Looking for a smallest possible bag for 5d3+40 that I can put in a hiking pack, regular backpack, my wife's hand bags, and my daughter's diaper bag. I'd like to be able to take the combo everywhere practical. I looked at the Lencoat pouch pro online but not sure it would provide adequate protection. Any suggestion would be highly appreciated.


----------



## JerryKnight (Jul 2, 2012)

I've become a big fan of Think Tank, and they have a couple cases that might suit your needs.

Slim Changer - if you don't have the battery grip.

Speed Change v2 - if you have the grip.

I haven't used either of these, but Think Tank has a pretty good track record for me.


----------



## dr croubie (Jul 2, 2012)

I was thinking this the other day (except for my EOS3 and/or 7D), all i've got is my Lowepro 350AW and Toploader Zoom 55AW, with the pancake on they're likely to get lost at the bottom.
So thanks, I might check out those Thinktanks, if I can find anywhere around here that sells them that is.


----------



## neuroanatomist (Jul 2, 2012)

JerryKnight said:


> Slim Changer - if you don't have the battery grip.
> 
> Speed Change v2 - if you have the grip.



An alternative to the second one (with grip) is the Lowepro S&F Utility Bag 100 AW - fits a gripped body perfectly, and has an all-weather cover tucked away in the bottom.


----------



## Phenix205 (Jul 2, 2012)

Thank you Jerry and Neuro. I will check them out. I may also try the Lenscoat pouch to see if it provides good protection.

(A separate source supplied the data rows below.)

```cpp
extern "C" int adr_conv2d_bf16_xf_reuse(const adr_conv_desc* d, int dgrad) {
  const ConvPlan pl = conv_plan(d, dgrad != 0, true);
  if (dgrad) {
    const char* es = getenv("ADR_XF_STREAM");
    const char* eg = getenv("ADR_XF_DG2");
    const char* e3 = getenv("ADR_XF_CONV3");
    if (!(es && atoi(es)) && conv_plan(d, true, false).kt > 0 && pl.kt == 0) return 1 << 20;
    if (!(eg && atoi(eg)) && pl.dg2) return 1 << 20;
    if (!(e3 && atoi(e3)) && pl.tw) return 1 << 20;
  }
  const int out = dgrad ? d->c : d->k;
  const int nt = pl.tw ? out / pl.bn : cdiv(out, pl.bn);
  if (pl.dg2) return nt * 100 * (G2_TI + 1) * (pl.dg2 + 1) / (G2_TI * pl.dg2);
  if (pl.tw) return nt * 100 * (128 / pl.tw + 2) * (pl.tw + 2) / 128;
  const int taps = d->r * d->s;
  if (!dgrad) return nt * 100 * taps / (d->stride_h * d->stride_w);
  return nt * 100 * taps;
}

static int fwd_stat_tiles(const adr_conv_desc* d, bool xf) {
  const ConvPlan pl = conv_plan(d, false, xf);
  if (pl.tw) return pl.wide ? conv3_tiles(d, 16, 256) : conv3_tiles(d, pl.tw);
  if (pl.kt) return conv1_groups((long)d->n * d->ho * d->wo, cdiv(d->k, pl.bn), pl.kt, pl.bn);
  return cdiv((long)d->n * d->ho * d->wo, CBM);
}

extern "C" int adr_conv2d_fwd_bf16_stat_tiles(const adr_conv_desc* d) { return fwd_stat_tiles(d, false); }

extern "C" int adr_conv2d_dgrad_bf16_stat_tiles(const adr_conv_desc* d, int xf) {
  const ConvPlan pl = conv_plan(d, true, xf != 0);
  if (pl.dg2) return dg2_tiles(d);
  if (pl.mode == CV_DGRAD2) return 4 * cdiv((long)d->n * ((d->h + 1) / 2) * ((d->w + 1) / 2), CBM);
  if (pl.tw) return pl.wide ? conv3_tiles(d, 16, 256) : conv3_tiles(d, pl.tw);
  if (pl.kt) return conv1_groups((long)d->n * d->h * d->w, cdiv(d->c, pl.bn), pl.kt, pl.bn);
  return cdiv((long)d->n * d->h * d->w, CBM);
}

extern "C" int adr_conv2d_fwd_bf16_bnact_stat_tiles(const adr_conv_desc* d) { return fwd_stat_tiles(d, true); }

extern "C" int adr_conv2d_bf16_kernel_symbol(const adr_conv_desc* d, int dgrad, char* buf, int len) {
  ADR_REQUIRE(d && buf && len >= 64, "conv kernel symbol: bad arguments");
  const bool dg = (dgrad & 1) != 0, xf = (dgrad & 2) != 0;
  const bool bst = dg && (dgrad & 4) != 0;
  const ConvPlan pl = conv_plan(d, dg, xf);
  if (pl.dg2) {
    snprintf(buf, len, "_ZN3adr10dg2_kernelILi%dELi%dELi%dELb%dEEEvNS_8ConvArgsE", pl.dg2, pl.bn, xf ? XF_BWD : XF_NONE,
             bst ? 1 : 0);
    return ADR_OK;
  }
  if (bst) {
    if (pl.tw && pl.wide && !xf)
      snprintf(buf, len, "_ZN3adr17conv3w_bst_kernelENS_8ConvArgsE");
    else if (pl.tw)
      snprintf(buf, len, "_ZN3adr16conv3_bst_kernelILi%dELi%dELi%dEEEvNS_8ConvArgsE", pl.tw, pl.bn, xf ? XF_BWD : XF_NONE);
    else if (pl.kt && !xf)
      snprintf(buf, len, "_ZN3adr16conv1_bst_kernelILi%dELi%dEEEvNS_8ConvArgsEi", pl.bn, pl.kt);
    else
      snprintf(buf, len, "_ZN3adr20conv_bf16_bst_kernelILi%dELi%dELi%dEEEvNS_8ConvArgsE", pl.bn, pl.mode,
               xf ? XF_BWD : XF_NONE);
    return ADR_OK;
  }
  if (xf && pl.tw)
    snprintf(buf, len, "_ZN3adr15conv3_xf_kernelILi%dELb%dELi%dELi%dEEEvNS_8ConvArgsE", pl.tw, dg ? 1 : 0, pl.bn,
             dg ? XF_BWD : XF_FWD);
  else if (xf)
    snprintf(buf, len, "_ZN3adr19conv_bf16_xf_kernelILi%dELi%dELi%dEEEvNS_8ConvArgsE", pl.bn, pl.mode,
             dg ? XF_BWD : XF_FWD);
  else if (pl.tw && pl.wide)
    snprintf(buf, len, "_ZN3adr13conv3w_kernelILb%dELb0EEEvNS_8ConvArgsE", dg ? 1 : 0);
  else if (pl.tw)
    snprintf(buf, len, "_ZN3adr12conv3_kernelILi%dELb%dELi%dEEEvNS_8ConvArgsE", pl.tw, dg ? 1 : 0, pl.bn);
  else if (pl.kt && xf)
    snprintf(buf, len, "_ZN3adr15conv1_xf_kernelILi%dELi%dEEEvNS_8ConvArgsEi", pl.bn, pl.kt);
  else if (pl.kt)
    snprintf(buf, len, "_ZN3adr12conv1_kernelILi%dELi%dELi%dEEEvNS_8ConvArgsEi", pl.bn, pl.mode, pl.kt);
  else
    snprintf(buf, len, "_ZN3adr16conv_bf16_kernelILi%dELi%dEEEvNS_8ConvArgsE", pl.bn, pl.mode);
  return ADR_OK;
}
// ... 1 lines not shown
```

Before: 3313 images/s.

http://www.lenscoat.com/bodybag-pro%C2%AE-p-477.html?osCsid=40f843d9b0c60c6fa3b43beca4914a29


----------



## tphillips63 (Jul 10, 2012)

Great question and answers all. I did not even realize I needed a case like that until I read this thread and saw the suggestions.


----------



## crasher8 (Jul 10, 2012)

I 2nd the Lowepro, nice and snug fit for a gripped with small lens, my buddy uses it with a 5d2 and a 24.


----------



## cnardo (Jul 11, 2012)

*what about a Rebel T41 w/ a battery pack and 15-135 IS STM lens attached?*

Any suggestions for a old style camera case (soft neoprene preferred) that surrounds the camera w/battery pack and lens attached? Like to keep it all together for when I transport.


----------